Implicit Regularization of Bregman Proximal Point Algorithm and Mirror Descent on Separable Data
This work addresses the gap in theoretical analysis for BPPA in machine learning, offering insights into how divergence choice affects classifier quality, though it is incremental in extending known regularization concepts to Bregman methods.
The paper tackles the theoretical understanding of Bregman proximal point algorithm (BPPA) and mirror descent for learning linear classifiers with separable data, demonstrating provable algorithmic regularization and providing a tight lower bound on the margin that depends on the condition number of the Bregman divergence.
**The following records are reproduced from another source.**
template <int N, bool TR = false, bool PROW = false>
__device__ __forceinline__ bool fast_aer_reply(const rgb_dev &dev, const ulonglong2 m0, const ulonglong2 m1,
                                               const ulonglong2 *pre, unsigned swz, Dec &out,
                                               const ulonglong2 *prow = nullptr,
                                               const ulonglong2 *rrow = nullptr) {
  const u32 server = (u32)(m0.x & 0xFFFFFFFFull);
  const unsigned wire_kind = (unsigned)((m0.x >> 32) & 0xFF), peer = (unsigned)((m0.x >> 40) & 0xFF);
  const unsigned mflags = (unsigned)((m0.x >> 48) & 0xFF);
  const ulonglong2 h0 = pre[HOT_P_TERM ^ swz], h1 = pre[HOT_P_CI ^ swz], h2 = pre[HOT_P_LI ^ swz], h3 = pre[HOT_P_LW ^ swz],
                   h4 = pre[HOT_P_SI ^ swz], h5 = pre[HOT_P_FIRST ^ swz], h6 = pre[HOT_P_LRT ^ swz], h7 = pre[HOT_P_PEND ^ swz];
  const u64 ct = h0.x, pk = h0.y, ci0 = h1.x, la = h1.y, li = h2.x, lwi = h3.x, si = h4.x, st = h4.y, first = h5.x,
            lrs = h5.y, lrt = h6.x, prs = h6.y, prt = h7.x;
  const unsigned present = (unsigned)pk_get(pk, PK_PRESENT_SH, 8), voters = (unsigned)pk_get(pk, PK_VOTER_SH, 8);
  const unsigned self = (unsigned)pk_get(pk, PK_SELF_SH, 4), n_runs = (unsigned)pk_get(pk, PK_NRUNS_SH, 5);
#if defined(RGB_X_DECLINE_HIST) && !defined(RGB_HOST_EMULATION)
  if (wire_kind != RGB_MSG_AER_REPLY || server >= dev.n_servers || peer >= (unsigned)N) FP_DECLINE(1, 1);
  if (mflags != RGB_MF_SUCCESS) FP_DECLINE(1, 2);
  if (dev.fuse_pipeline) FP_DECLINE(1, 9);
  if (pk_get(pk, PK_ROLE_SH, 3) != RGB_ROLE_LEADER) FP_DECLINE(1, 3);
  if (m0.y != ct) FP_DECLINE(1, 4);
  if (!((present >> peer) & 1u)) FP_DECLINE(1, 5);
  if (n_runs < 2 && (h6.y | h7.x) != 0) FP_DECLINE(1, 6);
#else
  const bool ok = (wire_kind == RGB_MSG_AER_REPLY) & (server < dev.n_servers) & (peer < (unsigned)N) &
                  (mflags == RGB_MF_SUCCESS) & (dev.fuse_pipeline == 0u) &
                  (pk_get(pk, PK_ROLE_SH, 3) == RGB_ROLE_LEADER) & (m0.y == ct) & (((present >> (peer & 7u)) & 1u) != 0u) &
                  !((n_runs < 2) & ((h6.y | h7.x) != 0));
  if (!ok) return false;
#endif
  u64 *peers = dev.peers + (size_t)server * dev.peer_stride;
  u64 wm[N], wn[N];
  if (PROW || prow != nullptr) {
    const unsigned psw = rgb_wide_peers((unsigned)N) ? swz << 1 : swz;
#pragma unroll
    for (int k = 0; k < N; ++k) { const ulonglong2 v = prow[(unsigned)k ^ psw]; wm[k] = v.x; wn[k] = v.y; }
  } else {
    const ulonglong2 *pp = reinterpret_cast<const ulonglong2 *>(peers);
#pragma unroll
    for (int k = 0; k < N; ++k) { const ulonglong2 v = ldg16(TR, pp + k); wm[k] = v.x; wn[k] = v.y; }
  }
  u64 mi_new = 0, ni_new = 0; bool mi_dirty = false, ni_dirty = false;
  if (PROW) {
    const unsigned psw = rgb_wide_peers((unsigned)N) ? swz << 1 : swz;
    const ulonglong2 pv = prow[peer ^ psw];
    mi_dirty = m1.y > pv.x; ni_dirty = m1.x > pv.y;
    mi_new = mi_dirty ? m1.y : pv.x; ni_new = ni_dirty ? m1.x : pv.y;
#pragma unroll
    for (int i = 0; i < N; ++i) wm[i] = ((unsigned)i == peer) ? mi_new : wm[i];
  } else {
#pragma unroll
    for (int i = 0; i < N; ++i) {
      if ((unsigned)i != peer) continue;
      mi_new = wm[i]; ni_new = wn[i];
      if (m1.y > wm[i]) { mi_new = m1.y; mi_dirty = true; wm[i] = m1.y; }
      if (m1.x > wn[i]) { ni_new = m1.x; ni_dirty = true; }
    }
  }
  u64 v[N + 1]; bool use[N + 1]; int n = 1;
  v[N] = lwi; use[N] = true;
#pragma unroll
  for (int i = 0; i < N; ++i) {
    const bool u = ((unsigned)i != self) && ((present >> i) & 1u) && ((voters >> i) & 1u);
    v[i] = wm[i]; use[i] = u; n += u ? 1 : 0;
  }
  const u64 p = agreed_commit<N + 1>(v, use, n);
  u64 t = UNDEF;
  if (first <= li && p >= first && p <= li) {
    if (p >= lrs) t = lrt;
    else if (n_runs >= 2 && p >= prs) t = prt;
    else {
      bool found = false;
      const ulonglong2 *rt = reinterpret_cast<const ulonglong2 *>(dev.runs + (size_t)server * dev.max_runs * 2u);
      const int lds_runs = rrow != nullptr ? RGB_RUNS_LDS : 0;
#pragma unroll 1
      for (int k = (int)n_runs - 3; k >= lds_runs && !found; --k) {
        const ulonglong2 r = ldg16(TR, rt + k);
        if (p >= r.x) { t = r.y; found = true; }
      }
      if (rrow != nullptr) {
#pragma unroll
        for (int k = RGB_RUNS_LDS - 1; k >= 0; --k) {
          if (!found && (unsigned)k + 3u <= n_runs) {
            const ulonglong2 r = rrow[(unsigned)k ^ swz];
            if (p >= r.x) { t = r.y; found = true; }
          }
        }
      }
      if (!found) FP_DECLINE(1, 8);
    }
  }
  FP_TAKEN(1);
  if (t == UNDEF && si != UNDEF && si == p) t = st;
  u64 ci = ci0, nla = la;
  u32 flags = RGB_F_PIPELINE;
  if (t != UNDEF && t == ct) ci = p;
  if (ci > ci0) flags |= RGB_F_AUX_EVAL;
  if (ci > la) { const u64 to = li < ci ? li : ci; if (to >= la + 1) { nla = to; flags |= RGB_F_APPLIED; } }
  if (mi_dirty | ni_dirty) ST16(reinterpret_cast<ulonglong2 *>(peers) + peer, make_ulonglong2(mi_new, ni_new));
  if (ci != ci0 || nla != la)
    ST16(reinterpret_cast<ulonglong2 *>(dev.hot + (size_t)server * RGB_HOT_WORDS) + HOT_P_CI, make_ulonglong2(ci, nla));
  make_decision(out, server, RGB_ROLE_LEADER, RGB_NONE, 0, RGB_MSG_AER_REPLY, flags, 0, 0, 0, 0, 0, ci, nla);
  return true;
}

Bregman proximal point algorithm (BPPA) has witnessed emerging machine learning applications, yet its theoretical understanding has been largely unexplored. We study the computational properties of BPPA through learning linear classifiers with separable data, and demonstrate provable algorithmic regularization of BPPA. For any BPPA instantiated with a fixed Bregman divergence, we provide a lower bound of the margin obtained by BPPA with respect to an arbitrarily chosen norm. The obtained margin lower bound differs from the maximal margin by a multiplicative factor, which inversely depends on the condition number of the distance-generating function measured in the dual norm. We show that the dependence on the condition number is tight, thus demonstrating the importance of divergence in affecting the quality of the learned classifiers. We then extend our findings to mirror descent, for which we establish similar connections between the margin and Bregman divergence, together with a non-asymptotic analysis. Numerical experiments on both synthetic and real-world datasets are provided to support our theoretical findings. To the best of our knowledge, the aforementioned findings appear to be new in the literature of algorithmic regularization.